To allow for rapid screens of molecular databases, docking undersamples possible degrees of freedom and uses overly simple scoring functions. These simplifications are widely thought to lead to its many false-positive predictions. Because these simplifications are entangled, and because of the complexity of the sites against which we are docking, when a docking prediction is wrong it is difficult to understand why it is so. A final problem in docking is that the gross under-sampling of chemical space in the docked libraries reduces the chance that there are any good ligands to find in them at all.
To overcome these problems, one may turn to simple model cavity sites, which are useful learning tools for docking. These artificial cavities are engineered into the cores of proteins, and are completely cut off from bulk water. They are typically dominated by a single term: the L99A cavity in lysozyme is dominated by apolar interactions, the L99A/M102Q cavity has a single hydrogen bond acceptor in the otherwise apolar site, and the W191G cavity in cytochrome C peroxidase is dominated by charge-charge interactions. Each of these sites is between 150 to 180 Å3 in volume, and will only accommodate small ligands, typically not much larger than a naphthalene in size. These sites therefore have two great advantages as model systems for docking: they are simple enough that when a prediction is wrong, it typically points to a specific problem in docking, and they are small enough that there are most likely many hundreds of good ligands available for them in the commercially-available libraries.

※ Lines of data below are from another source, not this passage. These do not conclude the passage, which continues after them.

-          if (!CSPM_TABLE_DMA_SINGLE) break;
-        }
-        if (CSPM_TABLE_CLUSTERS && !tdma && range_ok && nd > 2) {
-          const int cut = (f_lo + f_hi + 1) / 2;
-          const bool in_a = fh_lane < cut, in_b = fl_lane >= cut;
-          if (__builtin_amdgcn_ballot_w64(!(in_a | in_b)) == 0ull) {
-            int a_hi = in_a ? fh_lane : f_lo, bl = in_b ? fl_lane : f_hi;
-            a_hi = wave_max_i32(a_hi);
-            bl = wave_min_i32(bl);
-            const int na = a_hi - f_lo + 1, nb_ = f_hi - bl + 1, nt = na + nb_;
-            const bool span_ok = span32(f_hi - f_lo + 1);
-            if (nt < nd && span_ok) {
-              for (int nb = 2; nb >= 1 && !tdma; --nb) {
-                if (CSPM_CELL_PAD && fits(nb, nt, NQD, true)) { tdma = true; pitch = NQD; }
-                else if (CSPM_CELL_PAD && !edge && fits(nb, nt, NQD, false)) { tdma = true; pitch = NQD; wtab = false; }
-                else if (fits(nb, nt, NQE, true)) { tdma = true; pitch = NQE; }
-                else if (!edge && fits(nb, nt, NQE, false)) { tdma = true; pitch = NQE; wtab = false; }
-                if (tdma) { cells_on = true; d_base = f_lo; ND = nt; allv_level = true; tbuf = nb; nd_a = na; b_lo = bl; lane_b = in_b; }
-                if (!CSPM_TABLE_DMA_SINGLE) break;
+          if (CSPM_TABLE_CLUSTERS && !r.tdma && in.ok && !in.tol && nd > 2) {
+            const int cut = (in.f_lo + in.f_hi + 1) / 2;
+            const bool in_a = in.neutral | (in.fh < cut), in_b = !in.neutral & (in.fl >= cut);
+            if (__builtin_amdgcn_ballot_w64(!(in_a | in_b)) == 0ull) {
+              int a_hi = (in_a & !in.neutral) ? in.fh : in.f_lo, bl = in_b ? in.fl : in.f_hi;
+              a_hi = wave_max_i32(a_hi);
+              bl = wave_min_i32(bl);
+              const int na = a_hi - in.f_lo + 1, nb_ = in.f_hi - bl + 1, nt = na + nb_;
+              const bool span_ok = span32(in.f_hi - in.f_lo + 1);
+              if (nt < nd && span_ok && na >= 2) {
+                for (int nb = 2; nb >= 1 && !r.tdma; --nb) {
+                  if (CSPM_CELL_PAD && fits(nb, nt, NQD, true)) { r.tdma = true; r.pitch = NQD; }
+                  else if (CSPM_CELL_PAD && !edge && fits(nb, nt, NQD, false)) { r.tdma = true; r.pitch = NQD; r.wtab = false; }
+                  else if (fits(nb, nt, NQE, true)) { r.tdma = true; r.pitch = NQE; }
+                  else if (!edge && fits(nb, nt, NQE, false)) { r.tdma = true; r.pitch = NQE; r.wtab = false; }
+                  if (r.tdma) { r.cells_on = true; r.range = true; r.d_base = in.f_lo; r.ND = nt; r.allv_level = !in.tol; r.tbuf = nb; r.nd_a = na; r.b_lo = bl; r.lane_b = in_b; }
+                  if (!CSPM_TABLE_DMA_SINGLE) break;
+                }
               }
             }
           }
         }
+        if (!r.tdma) {
+          if (full_fits) {
+            r.cells_on = true;
+            if (CSPM_CELL_PAD && (NQ + D) * 16 + own_bytes + NQP * D * 8 + wtab_bytes <= lds_room) r.pitch = NQP;
+          } else if (in.ok && (NQ + nd) <= kStripRegs * kWave) {
+            const int strip_bytes = (NQ + nd) * 16 + own_bytes;
+            if (CSPM_CELL_PAD && strip_bytes + NQP * nd * 8 + wtab_bytes <= lds_room) { r.cells_on = true; r.pitch = NQP; }
+            else if (CSPM_CELL_PAD && !edge && strip_bytes + p2 + NQP * nd * 8 <= lds_room) { r.cells_on = true; r.wtab = false; r.pitch = NQP; }
+            else if (strip_bytes + NQ * nd * 8 + wtab_bytes <= lds_room) { r.cells_on = true; }
+            else if (!edge && strip_bytes + p2 + NQ * nd * 8 <= lds_room) { r.cells_on = true; r.wtab = false; }
+            if (r.cells_on) { r.range = true; r.d_base = in.f_lo; r.ND = nd; r.allv_level = !in.tol; }
+          }
+        }
+        return r;
+      };
+      const QIn in = range_test ? qualify(qual) : QIn{false, 1, 1, 1, 1, false, false};
+      const bool mattered = range_test && __builtin_amdgcn_ballot_w64(abstain & (!safe | (sl < in.f_lo) | (sh > in.f_hi))) != 0ull;
+      const Sel sel = select(in);
+#ifdef CSPM_ROW_STATS
+      if (range_test) {
+        const Sel s0 = qual == 0 ? sel : select(qualify(0));
+        bool m1 = false, m2 = false, m3 = false;
+        if (!s0.cells_on) { m1 = select(qualify(1)).range; m2 = select(qualify(2)).range; m3 = select(qualify(3)).range; }
+        if (lane == 0) {
+          unsigned long long *g = &g_qualstat[(ctx.stat_slot * 8 + s) * 8];
+          atomicAdd(&g[0], 1ull);
+          if (!s0.cells_on) { atomicAdd(&g[1], 1ull); atomicAdd(&g[7], (unsigned long long)(dy_hi - dy_lo + 1)); }
+          if (m1) atomicAdd(&g[2], 1ull);
+          if (m2) atomicAdd(&g[3], 1ull);
+          if (m3) atomicAdd(&g[4], 1ull);
+          if (sel.range) atomicAdd(&g[5], 1ull);
+          if (sel.range && !sel.allv_level) atomicAdd(&g[6], 1ull);
+        }
       }
-      if (!tdma) {
-        if (full_fits) {
-          cells_on = true;
-          if (CSPM_CELL_PAD && (NQ + D) * 16 + own_bytes + NQP * D * 8 + wtab_bytes <= lds_room) pitch = NQP;
-        } else if (range_ok && (NQ + nd) <= kStripRegs * kWave) {
-          const int strip_bytes = (NQ + nd) * 16 + own_bytes;
-          if (CSPM_CELL_PAD && strip_bytes + NQP * nd * 8 + wtab_bytes <= lds_room) { cells_on = true; pitch = NQP; }
-          else if (CSPM_CELL_PAD && !edge && strip_bytes + p2 + NQP * nd * 8 <= lds_room) { cells_on = true; wtab = false; pitch = NQP; }
-          else if (strip_bytes + NQ * nd * 8 + wtab_bytes <= lds_room) { cells_on = true; }
-          else if (!edge && strip_bytes + p2 + NQ * nd * 8 <= lds_room) { cells_on = true; wtab = false; }
-          if (cells_on) { d_base = f_lo; ND = nd; allv_level = true; }
+#endif
+      [[maybe_unused]] const bool range_ok = in.ok;
+      [[maybe_unused]] const int nd = in.f_hi - in.f_lo + 1;
+      [[maybe_unused]] const int fl_lane = in.fl, fh_lane = in.fh;
+      d_base = sel.d_base; ND = sel.ND; pitch = sel.pitch;
+      cells_on = sel.cells_on; wtab = sel.wtab; allv_level = sel.allv_level; tdma = sel.tdma;
+      nd_a = sel.nd_a; b_lo = sel.b_lo; lane_b = sel.lane_b; tbuf = sel.tbuf;
+      if (sel.range) {
+        f_min = d_base; f_max = d_base + ND - 2;
+      }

The Shoichet lab has screened compound libraries against these model sites, looking for false-positive and false-negative molecules that would point to specific problems in the docking. It has not been hard to find these failures. They have been enlightening and have led to a series of improvements in the method. What has been less emphasized is the fact that most of the docking predictions have been correct, both in the identification of new ligands and in predicting the ligand-protein geometries, over 50 of which have been determined by crystallography. How can we reconcile a 70% docking hit rate in these model sites with what is more like a 5% hit rate in drug-like sites like β-lactamase?

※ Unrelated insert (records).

diff --git a/flan_amd/csrc/pv_kernels_v2.h b/flan_amd/csrc/pv_kernels_v2.h
--- a/flan_amd/csrc/pv_kernels_v2.h
+++ b/flan_amd/csrc/pv_kernels_v2.h
@@ -13,7 +13,10 @@
 	static constexpr int KC = WIN + 1024;
 	static constexpr int BUF = KC + 1024;
 	static constexpr int BUF_LEN = C + C / 16 + 1;
-	static constexpr size_t bytes( int waves ) { return size_t( BUF + waves * BUF_LEN ) * 8; }
+	static constexpr int STASH_LEN = C + 1;
+	static constexpr int stash( int waves ) { return BUF + waves * BUF_LEN; }
+	static constexpr int flags( int waves ) { return stash( waves ) + ( waves - 1 ) * STASH_LEN; }
+	static constexpr size_t bytes( int waves, bool handoff = false ) { return size_t( handoff ? flags( waves ) + waves / 2 + 1 : BUF + waves * BUF_LEN ) * 8; }
 	};
 
 
@@ -106,7 +109,9 @@
 	cf * s = reinterpret_cast<cf*>( smem );
 	const int tid = threadIdx.x, lane = tid & 63, wave = tid >> 6;
 	const int W = p.window_size, hop = p.hop;
+	constexpr bool HANDOFF = ( ABL & 2048 ) == 0;
 	const int cancel_word = cancel_peek( p.cancel );
+	int * const hflag = reinterpret_cast<int*>( s + L::flags( WAVES ) );
 
 	for( int i = tid; i < 240; i += NT ) s[L::TW1 + i] = tb.tw1[i];
 	for( int i = tid; i < 768; i += NT ) s[L::TW3 + i] = tb.tw3[i];
@@ -121,6 +126,11 @@
 			const float bk = float( k ) * p.sample_rate * rdft, bm = float( C - k ) * p.sample_rate * rdft;
 			kc[k] = v4f_t{ bk, div_c( bk, p.ar_div ) * FLANHIP_PI2_F, bm, div_c( bm, p.ar_div ) * FLANHIP_PI2_F };
 			}
+		}
+	if constexpr( HANDOFF )
+		{
+		if( tid < WAVES ) hflag[tid] = 0;
+		if( tid == 0 ) hflag[WAVES] = cancel_word;
 		}
 	__syncthreads();
 	const cf * s_tw1 = s + L::TW1;
@@ -132,7 +142,13 @@
 	const int groups = ( p.chains_per_channel + WAVES - 1 ) / WAVES;
 	const int channel = int( blockIdx.x ) / groups, group = int( blockIdx.x ) % groups;
 	const int chain_in_channel = group * WAVES + wave;
-	const bool active = chain_in_channel < p.chains_per_channel && !cancel_seen( cancel_word );
+	bool cancelled;
+	if constexpr( HANDOFF ) cancelled = __builtin_amdgcn_readfirstlane( hflag[WAVES] ) != 0;
+	else cancelled = cancel_seen( cancel_word );
+	const bool active = chain_in_channel < p.chains_per_channel && !cancelled;
+	const bool deferred = HANDOFF && __builtin_amdgcn_readfirstlane( int( active && wave > 0 ) ) != 0;
+	const bool consumer = HANDOFF && __builtin_amdgcn_readfirstlane( int( active && wave + 1 < WAVES && chain_in_channel + 1 < p.chains_per_channel ) ) != 0;
+	cf * const stash_own = s + L::stash( WAVES ) + ( deferred ? wave - 1 : 0 ) * L::STASH_LEN;
 	const int64_t chain = int64_t( channel ) * p.chains_per_channel + ( active ? chain_in_channel : 0 );
 	const int t0 = ( active ? chain_in_channel : 0 ) * p.L;
 	const int t1 = int( min( int64_t( t0 ) + p.L, p.F ) );
@@ -161,7 +177,8 @@
 	unsigned mmax = 0u;
 	cf ring = mk( 0.0f, 0.0f );
 
-	const int tfirst = t0 > 0 ? t0 - 1 : t0;
+	const int tfirst = ( t0 > 0 && !deferred ) ? t0 - 1 : t0;
+	const int tstore = deferred ? t0 + 1 : t0;
 	const bool w_whole = ( W & 127 ) == 0;
 	auto frame_inside = [&]( int t ) { return w_whole && hop * t - W / 2 >= 0 && hop * t - W / 2 + 2 * C <= n32; };
 
@@ -228,9 +245,25 @@
 			wave_sync();
 			};
 
-		auto bins_of_frame = [&]( int t, int tn, int fi, auto halo_tag, auto next_fast )
-			{
-			constexpr bool halo = decltype( halo_tag )::value;
+		auto freq_of = [&]( const VB phase, const VB pv, const VB binf, const VB expd ) -> VB
+			{
+			if constexpr( ( ABL & 4 ) == 0 )
+				{
+				const VB phase_diff = phase - pv;
+				const VB delta_phase = phase_diff - expd;
+				VB wrapped = delta_phase;
+				if( use_wrapping ) wrapped = delta_phase - vsplat<VB>( FLANHIP_PI2_F ) * round_half_away_v( div_pi2_v( delta_phase ) );
+				VB war;
+				#pragma unroll
+				for( int i = 0; i < NV; ++i ) war[i] = wrapped[i] * k_ar;
+				return binf + div_pi2_v( war );
+				}
+			else return phase - pv + binf * expd;
+			};
+		auto bins_of_frame = [&]( int t, int tn, int fi, auto mode_tag, auto next_fast )
+			{
+			constexpr int mode = decltype( mode_tag )::value;
+			constexpr bool halo = mode != 0;
 			const cf z512 = buf[544];
 			const cf z0 = z[0];
 			#pragma unroll
@@ -272,21 +305,19 @@
 				if constexpr( ( ABL & 2 ) == 0 ) polar_v( re, im, phase, m ); else { phase = re; m = im; }
 				#pragma unroll
 				for( int i = 0; i < NP; ++i ) { prevk[g * NP + i] = phase[i]; prevm[g * NP + i] = phase[NP + i]; }
+				if constexpr( mode == 2 )
+					{
+					#pragma unroll
+					for( int i = 0; i < NP; ++i )
+						{
+						const int q = g * NP + i;
+						stash_own[lane + 64 * q] = cf{ phase[i], m[i] };
+						stash_own[C - lane - 64 * q] = cf{ phase[NP + i], m[NP + i] };
+						}
+					}
 				if constexpr( !halo )
 					{
-					VB f;
-					if constexpr( ( ABL & 4 ) == 0 )
-						{
-						const VB phase_diff = phase - pv;
-						const VB delta_phase = phase_diff - expd;
-						VB wrapped = delta_phase;
-						if( use_wrapping ) wrapped = delta_phase - vsplat<VB>( FLANHIP_PI2_F ) * round_half_away_v( div_pi2_v( delta_phase ) );
-						VB war;
-						#pragma unroll
-						for( int i = 0; i < NV; ++i ) war[i] = wrapped[i] * k_ar;
-						f = binf + div_pi2_v( war );
-						}
-					else f = phase - pv + binf * expd;
+					const VB f = freq_of( phase, pv, binf, expd );
 					#pragma unroll
 					for( int i = 0; i < NP; ++i )
 						{
@@ -336,25 +367,31 @@
 					}
 				}
 			ring = ( lane == ( fi & 63 ) ) ? z512 : ring;
+			if constexpr( mode == 2 ) { if( lane == 0 ) stash_own[C / 2] = z512; }
 			wave_sync();
 			st( 9 );
 			};
 
+		auto half_bin_mf = [&]( float re, float im, float phase, float pvx ) -> cf
+			{
+			const float bx = float( C / 2 ) * p.sample_rate * ( 1.0f / float( 2 * C ) );
+			const float phase_diff = phase - pvx;
+			const float delta_phase = phase_diff - div_c( bx, p.ar_div ) * FLANHIP_PI2_F;
+			const float wrapped = use_wrapping ? delta_phase - FLANHIP_PI2_F * round_half_away( div_pi2( delta_phase ) ) : delta_phase;
+			const float f = bx + div_pi2( wrapped * p.analysis_rate );
+			return mk( magnitude_scaled( re, im ), f );
+			};
 		auto flush_half_bin = [&]( int tb, int nb )
 			{
 			const int t = tb + lane;
-			const bool valid = lane < nb && t >= t0;
+			const bool valid = lane < nb && t >= tstore;
 			const float re = ring.x, im = -ring.y;
 			const float phase = atan2_fast( im, re );
 			float pvx = __shfl_up( phase, 1 );
 			pvx = ( lane == 0 ) ? prevx : pvx;
 			prevx = __shfl( phase, nb - 1 );
-			const float bx = float( C / 2 ) * p.sample_rate * ( 1.0f / float( 2 * C ) );
-			const float phase_diff = phase - pvx;
-			const float delta_phase = phase_diff - div_c( bx, p.ar_div ) * FLANHIP_PI2_F;
-			const float wrapped = use_wrapping ? delta_phase - FLANHIP_PI2_F * round_half_away( div_pi2( delta_phase ) ) : delta_phase;
-			const float f = bx + div_pi2( wrapped * p.analysis_rate );
-			const float m = magnitude_scaled( re, im );
+			const cf mf = half_bin_mf( re, im, phase, pvx );
+			const float m = mf.x, f = mf.y;
 			if constexpr( ( ABL & 8 ) == 0 )
 				{
 				if( valid ) __builtin_nontemporal_store( mk( m, f ), reinterpret_cast<cf*>( rb + ( unsigned( ( ( ABL & 256 ) ? t0 : t ) - tb0 ) * unsigned( ( C + 1 ) * 8 ) + unsigned( C / 2 * 8 ) ) ) );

There are essentially two explanations for the very high hit rates in these model sites. First, they simply are easier to model than the more variegated, larger and more complicated drug sites. Second, there are many more likely ligands at this level of molecular complexity-typical ligands might weigh 110 amu-and there are simply many more of them than for the drug sites. Neither condition extends to drug like sites, and we do not expect these high hit rates in drug sites. Nevertheless, our ability to discover ligands in these sites, over and over again, is an indication that when true ligands are found in the database, docking can find them, and do so for the right reasons.